▶ _EXTRACTED RECORDS_:
struct KnobName { const char *name; int Tuning::*field; };
const KnobName kKnobs[] = {{"gf_split", &Tuning::gf_split}, {"gf_bands", &Tuning::gf_bands},
                           {"select_generic", &Tuning::select_generic}, {"restore_store", &Tuning::restore_store},
                           {"lin_predict3", &Tuning::lin_predict3}, {"lin_cap", &Tuning::lin_cap},
                           {"lin_no_predict", &Tuning::lin_no_predict}, {"q_hist", &Tuning::q_hist}, {"lin_predict_shift", &Tuning::lin_predict_shift},
                           {"streams", &Tuning::streams}, {"canny_prepass", &Tuning::canny_prepass},
                           {"canny_fault_inject", &Tuning::canny_fault_inject}, {"rank_sweep", &Tuning::rank_sweep},
                           {"gf_fuse", &Tuning::gf_fuse}, {"entry_fuse", &Tuning::entry_fuse}};

void tuning_from_env(Tuning *t)
{
    for (const KnobName &k : kKnobs) {
        char var[64] = "UWIE_";
        size_t n = 5;
        for (const char *c = k.name; *c && n + 1 < sizeof var; ++c) var[n++] = (char)(*c >= 'a' && *c <= 'z' ? *c - 32 : *c);
        var[n] = 0;
        if (const char *e = getenv(var)) t->*(k.field) = atoi(e);
    }
}

bool shape_ok(int B, int H, int W)
{
    if (B < 1 || H < 1 || W < 1) return false;
    const long long npx = (long long)H * W;
    return npx < (1ll << 30) && (long long)B * npx < (1ll << 40);
}

#define UWIE_CHECK_SHAPE(B, H, W) UWIE_REQUIRE(shape_ok(B, H, W), "batch/H/W out of range")
#define UWIE_CHECK_WS(need)                                                                           \
    do {                                                                                              \
        if ((need) > 0 && (!d_workspace || workspace_bytes < (need))) {                               \
            set_error("workspace too small: need %zu bytes, got %zu", (size_t)(need), workspace_bytes); \
            return UWIE_E_WORKSPACE;                                                                  \
        }                                                                                             \
    } while (0)
#define UWIE_TRY(call)            \
    do {                          \
        int _rc = (call);         \
        if (_rc != UWIE_OK) return _rc; \
    } while (0)

struct Pipe {
    int32_t *kind;
    float *A;
    float *pct;
    float *F;
    double *F64;
    double *pct64;
    uint8_t *gray;
    float *t0;
    double *t;
    void *scratch;
    size_t scratch_bytes;
    bool planes;
    uint32_t *qpart;
    int32_t *guess;
};

size_t max5(size_t a, size_t b, size_t c, size_t d, size_t e)
{
    size_t m = a;
    if (b > m) m = b;
    if (c > m) m = c;
    if (d > m) m = d;
    if (e > m) m = e;
    return m;
}

bool dehazes(const uwie_params *p)
{
    if (p->surface == UWIE_SURFACE_SIX) return p->strategy >= 1 && p->strategy <= 3;
    return p->strategy >= UWIE_DICT_STRONG_DEHAZING && p->strategy <= UWIE_DICT_LIGHT_ENHANCEMENT;
}

GuidedRequest u8_guided(const uwie_params *p)
{
    const bool six = p->surface == UWIE_SURFACE_SIX;
    GuidedRequest r{p->gf_ksize, p->gf_eps, p->gf_exact != 0};
    r.fx = six && p->inter_dtype == UWIE_INTER_FX32;
    r.f32_ok = six && p->inter_dtype == UWIE_INTER_F32T && !tune().select_generic;
    r.t0_from_frame = true;
    return r;
}
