After: 1.614 billion particle-steps/s. 1.3% lower.

```diff
diff --git a/nl-partsol_amd/csrc/nlps_gpu.hip b/nl-partsol_amd/csrc/nlps_gpu.hip
--- a/nl-partsol_amd/csrc/nlps_gpu.hip
+++ b/nl-partsol_amd/csrc/nlps_gpu.hip
@@ -272,8 +272,8 @@
 }
 
 template <int ND>
-__device__ __forceinline__ int closest_node_update(const GridD& g, const uint8_t* __restrict__ rank1, const double* x, int I0) {
-  int ijk[3] = {I0 % g.n[0], (I0 / g.n[0]) % g.n[1], I0 / (g.n[0] * g.n[1])};
+__device__ __forceinline__ int closest_node_walk(const GridD& g, const uint8_t* __restrict__ rank1, const double* x, const int* ijk,
+                                                 int* win) {
   const uint8_t* rk = rank1 + 27 * class3_of<ND>(g, ijk);
   int sgn[3] = {0, 0, 0};
 #pragma unroll
@@ -310,7 +310,16 @@
       }
     }
   }
+  win[0] = bi;
+  win[1] = bj;
+  win[2] = bk;
   return bi + g.n[0] * (bj + g.n[1] * bk);
+}
+template <int ND>
+__device__ __forceinline__ int closest_node_update(const GridD& g, const uint8_t* __restrict__ rank1, const double* x, int I0) {
+  const int ijk[3] = {I0 % g.n[0], (I0 / g.n[0]) % g.n[1], I0 / (g.n[0] * g.n[1])};
+  int win[3];
+  return closest_node_walk<ND>(g, rank1, x, ijk, win);
 }
 
 template <int ND>
@@ -341,31 +350,6 @@
   }
   bin_particle<ND>(P, g, tc, p, I0, valid);
   if (valid && (!tc.count || P.tile[p] >= 0)) N.seed[I0] = 1;
-}
-
-template <int ND>
-__global__ __launch_bounds__(BLK) void k_search_ahead(PView P, GridD g, NView N, const uint8_t* __restrict__ rank1, TileCnt tc) {
-  const int p = blockIdx.x * BLK + threadIdx.x;
-  int I0n = 0;
-  bool binned = false;
-  if (p < P.np) {
-    I0n = P.I0[p];
-    binned = P.tile[p] >= 0;
-    if (binned && (P.mlo[p] | P.mhi[p]) != 0ull) {
-      double xn[ND], dn2 = 0.0;
-#pragma unroll
-      for (int a = 0; a < ND; a++) {
-        const double dd = PF(P, F_DDIS + a, p);
-        xn[a] = PF(P, F_X + a, p) + dd;
-        const double dn = PF(P, F_DIS + a, p) + dd;
-        dn2 += dsqr(dn);
-      }
-      if (sqrt(dn2) > 0.0) I0n = closest_node_update<ND>(g, rank1, xn, I0n);
-    }
-    P.I0n[p] = I0n;
-  }
-  bin_particle<ND>(P, g, tc, binned ? p : P.np, I0n, binned);
-  if (binned && P.tile[p] >= 0) N.seed[I0n] = 1;
 }
 
 __global__ void k_commit_I0(int np, const int* __restrict__ I0n, int* __restrict__ I0) {
@@ -1521,6 +1505,8 @@
   int nt[3], ntiles;
   DevBuf<int> tile_count_d;
   DevBuf<int> tile_count2_d;
+  DevBuf<int> tile_count3_d, node_cnt2_d;
+  DevBuf<unsigned char> N_seed2;
   DevBuf<int> tile_start_d;
   DevBuf<int2> work1_d;
   DevBuf<int> node_cnt_d, nrank_d, tabo_d;
@@ -1966,6 +1952,7 @@
   int ND = g.nd;
   if (dev_alloc(h, h->N_active, nn, &h->N.active)) return 1;
   if (dev_alloc(h, h->N_seed, nn, &h->N.seed)) return 1;
+  if (dev_alloc(h, h->N_seed2, nn)) return 1;
   if (dev_alloc(h, h->N_nm, nn * (1 + ND), &h->N.nm)) return 1;
   if (dev_alloc(h, h->N_dU, nn * ND, &h->N.dU)) return 1;
   if (dev_alloc(h, h->N_force, nn * ND, &h->N.force)) return 1;
@@ -2080,6 +2067,7 @@
   if (dev_alloc(h, h->order_d, h->P.npad)) return 1;
   if (dev_alloc(h, h->tile_count_d, (size_t)h->ntiles + 1)) return 1;
   if (dev_alloc(h, h->tile_count2_d, (size_t)h->ntiles + 1)) return 1;
+  if (dev_alloc(h, h->tile_count3_d, (size_t)h->ntiles + 1)) return 1;
   if (dev_alloc(h, h->tile_start_d, (size_t)h->ntiles + 1)) return 1;
   if (dev_alloc(h, h->work1_d, (size_t)h->ntiles)) return 1;
   if (dev_alloc(h, h->nwork_d, 6)) return 1;
@@ -2087,6 +2075,7 @@
   if (const char* e = getenv("NLPS_ADAPTIVE_RESORT")) h->adaptive_resort = atof(e);
 #endif
   if (dev_alloc(h, h->node_cnt_d, (size_t)h->g.nnodes)) return 1;
+  if (dev_alloc(h, h->node_cnt2_d, (size_t)h->g.nnodes)) return 1;
   if (dev_alloc(h, h->nrank_d, h->P.npad)) return 1;
   if (dev_alloc(h, h->tile_cursor_d, (size_t)h->ntiles + 1)) return 1;
   {
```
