# ray-project/kuberay

Measured on AMD Instinct MI355X. Metric: rayclusters_to_ready_per_sec, higher is better.
Workload: dtype bf16; 1 GPU; model=raycluster-control-plane, global_batch=2500, seq_len=4, parallelism=dp1, workers_per_cluster=3, gpus_per_worker=1, kubelet=simulated (envtest methodology; no real kubelet)

## Files before the change

### kuberay_amd/_native/build.py

```python
from __future__ import annotations

import os
import subprocess
import sys
import sysconfig
from pathlib import Path

HERE = Path(__file__).resolve().parent
GFX_ARCH = os.environ.get("PYTORCH_ROCM_ARCH", "gfx950")
HIPCC = os.environ.get("HIPCC", "/opt/rocm/bin/hipcc")


def _ext_suffix() -> str:
    return sysconfig.get_config_var("EXT_SUFFIX") or ".so"


def _pybind11_includes() -> list:
    import pybind11
    return [f"-I{pybind11.get_include()}",
            f"-I{sysconfig.get_paths()['include']}"]


def _needs_rebuild(src: Path, out: Path, *deps: Path) -> bool:
    if not out.exists():
# ... 11 lines not shown
        HIPCC, f"--offload-arch={GFX_ARCH}", "-O3", "-std=c++17",
        "-shared", "-fPIC", *_pybind11_includes(),
        str(src), "-o", str(out),
    ]
    subprocess.run(cmd, check=True)
    return out


def build_engine(force: bool = False) -> Path:
    src = HERE / "engine.cpp"
    out = HERE / f"engine{_ext_suffix()}"
    if not src.exists():
        return out
    if not force and not _needs_rebuild(src, out, HERE / "store_core.hpp",
                                        HERE / "tree_copy.hpp",
                                        HERE / "json_decode.hpp"):
        return out
    cxx = os.environ.get("CXX", "g++")
    cmd = [
        cxx, "-O3", "-std=c++17", "-shared", "-fPIC",
        *_pybind11_includes(), str(src), "-o", str(out),
    ]
    subprocess.run(cmd, check=True)
    return out


def build_all(force: bool = False) -> list:
    outs = [build_gpuhealth(force)]
    if (HERE / "engine.cpp").exists():
        outs.append(build_engine(force))
    return outs
# ... 7 lines not shown
```

### kuberay_amd/_native/engine.cpp

```cpp

#include <pybind11/pybind11.h>
#include <pybind11/stl.h>

#include <cmath>
#include <cstdio>
#include <optional>
#include <string>
#include <unordered_set>
#include <vector>

#define KUBERAY_JSON_WITH_PYTHON
#include "json_decode.hpp"
#include "store_core.hpp"
#include "tree_copy.hpp"

namespace py = pybind11;
using namespace kuberay_store;

namespace {

struct Decline {};

constexpr int kMaxDepth = 128;

struct Keys {
  PyObject *metadata, *status, *spec, *labels, *ownerReferences, *uid,
      *resourceVersion, *finalizers, *deletionTimestamp, *name, *ns, *phase,
      *podIP, *restartPolicy, *creationTimestamp, *conditions, *type,
      *containers, *containerStatuses, *state, *terminated, *clusterIP, *ports,
      *port, *nodePort;
};
Keys K;

void init_keys() {
  auto mk = [](const char* s) { return PyUnicode_InternFromString(s); };
  K.metadata = mk("metadata"); K.status = mk("status"); K.spec = mk("spec");
  K.labels = mk("labels"); K.ownerReferences = mk("ownerReferences");
  K.uid = mk("uid"); K.resourceVersion = mk("resourceVersion");
  K.finalizers = mk("finalizers");
  K.deletionTimestamp = mk("deletionTimestamp");
  K.name = mk("name"); K.ns = mk("namespace"); K.phase = mk("phase");
  K.podIP = mk("podIP"); K.restartPolicy = mk("restartPolicy");
  K.creationTimestamp = mk("creationTimestamp");
  K.conditions = mk("conditions"); K.type = mk("type");
  K.containers = mk("containers");
  K.containerStatuses = mk("containerStatuses"); K.state = mk("state");
  K.terminated = mk("terminated");
  K.clusterIP = mk("clusterIP"); K.ports = mk("ports"); K.port = mk("port");
  K.nodePort = mk("nodePort");
}


void encode_str(PyObject* s, std::string& out) {
  Py_ssize_t n = 0;
  const char* p = PyUnicode_AsUTF8AndSize(s, &n);
  if (p == nullptr) {
    PyErr_Clear();
    throw Decline{};
  }
  static const char* hex = "0123456789abcdef";
  out.push_back('"');
  const char* run = p;
  const char* end = p + n;
  for (const char* c = p; c < end; ++c) {
// ... 275 lines not shown
using ServiceViewTuple =
    std::tuple<std::string, std::string, std::string, std::vector<PortTuple>>;
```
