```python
def _load() -> C.CDLL:
    if not os.path.exists(LIB_PATH):
        raise ImportError(
            f"{LIB_PATH} is missing: the CUDA library has not been built "
            "(run `python -m tssplat_b200.build`); tssplat_b200 has no CPU fallback")
    try:
        lib = C.CDLL(LIB_PATH)
    except OSError as e:
        raise ImportError(f"cannot load {LIB_PATH}: {e}; tssplat_b200 has no CPU fallback") from e
    vp, f32, i32, i64 = C.c_void_p, C.c_float, C.c_int32, C.c_int64
    lib.tsb_create.restype = C.c_int
    lib.tsb_create.argtypes = [vp, vp, i32, i32, C.POINTER(tsb_options_t), C.c_int, C.POINTER(vp)]
    lib.tsb_destroy.restype = None
    lib.tsb_destroy.argtypes = [vp]
    lib.tsb_last_error.restype = C.c_char_p
    lib.tsb_last_error.argtypes = [vp]
    lib.tsb_get_info.restype = C.c_int
    lib.tsb_get_info.argtypes = [vp, C.POINTER(tsb_info_t)]
    lib.tsb_energy_grad.restype = C.c_int
    lib.tsb_energy_grad.argtypes = [vp, vp, f32, f32, i32, f32, vp, vp, vp, vp]
    lib.tsb_energy_grad_ex.restype = C.c_int
    lib.tsb_energy_grad_ex.argtypes = [vp, vp, C.POINTER(tsb_terms_t), f32, vp, vp, vp, vp]
    lib.tsb_energy_grad_host.restype = C.c_int
    lib.tsb_energy_grad_host.argtypes = [vp, vp, f32, f32, i32, f32, vp, vp, vp]
    lib.tsb_scale.restype = C.c_int
    lib.tsb_scale.argtypes = [vp, i64, f32, vp, vp, vp]
    lib.tsb_grad_limit.restype = C.c_int
    lib.tsb_grad_limit.argtypes = [vp, i64, f32, f32, vp, vp]
    lib.tsb_adam_uniform_step.restype = C.c_int
    lib.tsb_adam_uniform_step.argtypes = [vp, vp, vp, vp, i64, C.c_double, C.c_double, C.c_double, i32, C.c_double, vp, vp]
    lib.tsb_surface_create.restype = C.c_int
    lib.tsb_surface_create.argtypes = [vp, i32, vp, i32, i32, C.c_int, C.POINTER(vp)]
    lib.tsb_surface_destroy.restype = None
    lib.tsb_surface_destroy.argtypes = [vp]
    lib.tsb_surface_last_error.restype = C.c_char_p
    lib.tsb_surface_last_error.argtypes = [vp]
    lib.tsb_surface_forward.restype = C.c_int
    lib.tsb_surface_forward.argtypes = [vp, vp, vp, vp, vp]
    lib.tsb_surface_backward.restype = C.c_int
    lib.tsb_surface_backward.argtypes = [vp, vp, vp, vp, vp, vp]
    lib.tsb_surface_extract.restype = C.c_int
    lib.tsb_surface_extract.argtypes = [vp, C.c_int32, C.c_int32, C.c_int, C.POINTER(C.c_int32), C.POINTER(C.c_int32),
                                        C.POINTER(C.POINTER(C.c_int32)), C.POINTER(C.POINTER(C.c_int32))]
    lib.tsb_free_host.restype = None
    lib.tsb_free_host.argtypes = [vp]
    lib.tsb_setup_last_error.restype = C.c_char_p
    lib.tsb_setup_last_error.argtypes = []
    return lib


# ... 13 lines not shown
```

tssplat_b200/csrc/tsb_capi.cu:

```cuda
#include <cuda_runtime.h>

#include <cstdio>
#include <cstring>
#include <string>
#include <vector>
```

▶ _ACTIVITY_: Lines after the one containing "(size_t)(need), workspace_bytes); \" are not part of the task. Output the entries exactly from their first line through that one.

▶ _WRITTEN ANSWER_:
struct KnobName { const char *name; int Tuning::*field; };
const KnobName kKnobs[] = {{"gf_split", &Tuning::gf_split}, {"gf_bands", &Tuning::gf_bands},
                           {"select_generic", &Tuning::select_generic}, {"restore_store", &Tuning::restore_store},
                           {"lin_predict3", &Tuning::lin_predict3}, {"lin_cap", &Tuning::lin_cap},
                           {"lin_no_predict", &Tuning::lin_no_predict}, {"q_hist", &Tuning::q_hist}, {"lin_predict_shift", &Tuning::lin_predict_shift},
                           {"streams", &Tuning::streams}, {"canny_prepass", &Tuning::canny_prepass},
                           {"canny_fault_inject", &Tuning::canny_fault_inject}, {"rank_sweep", &Tuning::rank_sweep},
                           {"gf_fuse", &Tuning::gf_fuse}, {"entry_fuse", &Tuning::entry_fuse}};

void tuning_from_env(Tuning *t)
{
    for (const KnobName &k : kKnobs) {
        char var[64] = "UWIE_";
        size_t n = 5;
        for (const char *c = k.name; *c && n + 1 < sizeof var; ++c) var[n++] = (char)(*c >= 'a' && *c <= 'z' ? *c - 32 : *c);
        var[n] = 0;
        if (const char *e = getenv(var)) t->*(k.field) = atoi(e);
    }
}

bool shape_ok(int B, int H, int W)
{
    if (B < 1 || H < 1 || W < 1) return false;
    const long long npx = (long long)H * W;
    return npx < (1ll << 30) && (long long)B * npx < (1ll << 40);
}

#define UWIE_CHECK_SHAPE(B, H, W) UWIE_REQUIRE(shape_ok(B, H, W), "batch/H/W out of range")
#define UWIE_CHECK_WS(need)                                                                           \
    do {                                                                                              \
        if ((need) > 0 && (!d_workspace || workspace_bytes < (need))) {                               \
            set_error("workspace too small: need %zu bytes, got %zu", (size_t)(need), workspace_bytes); \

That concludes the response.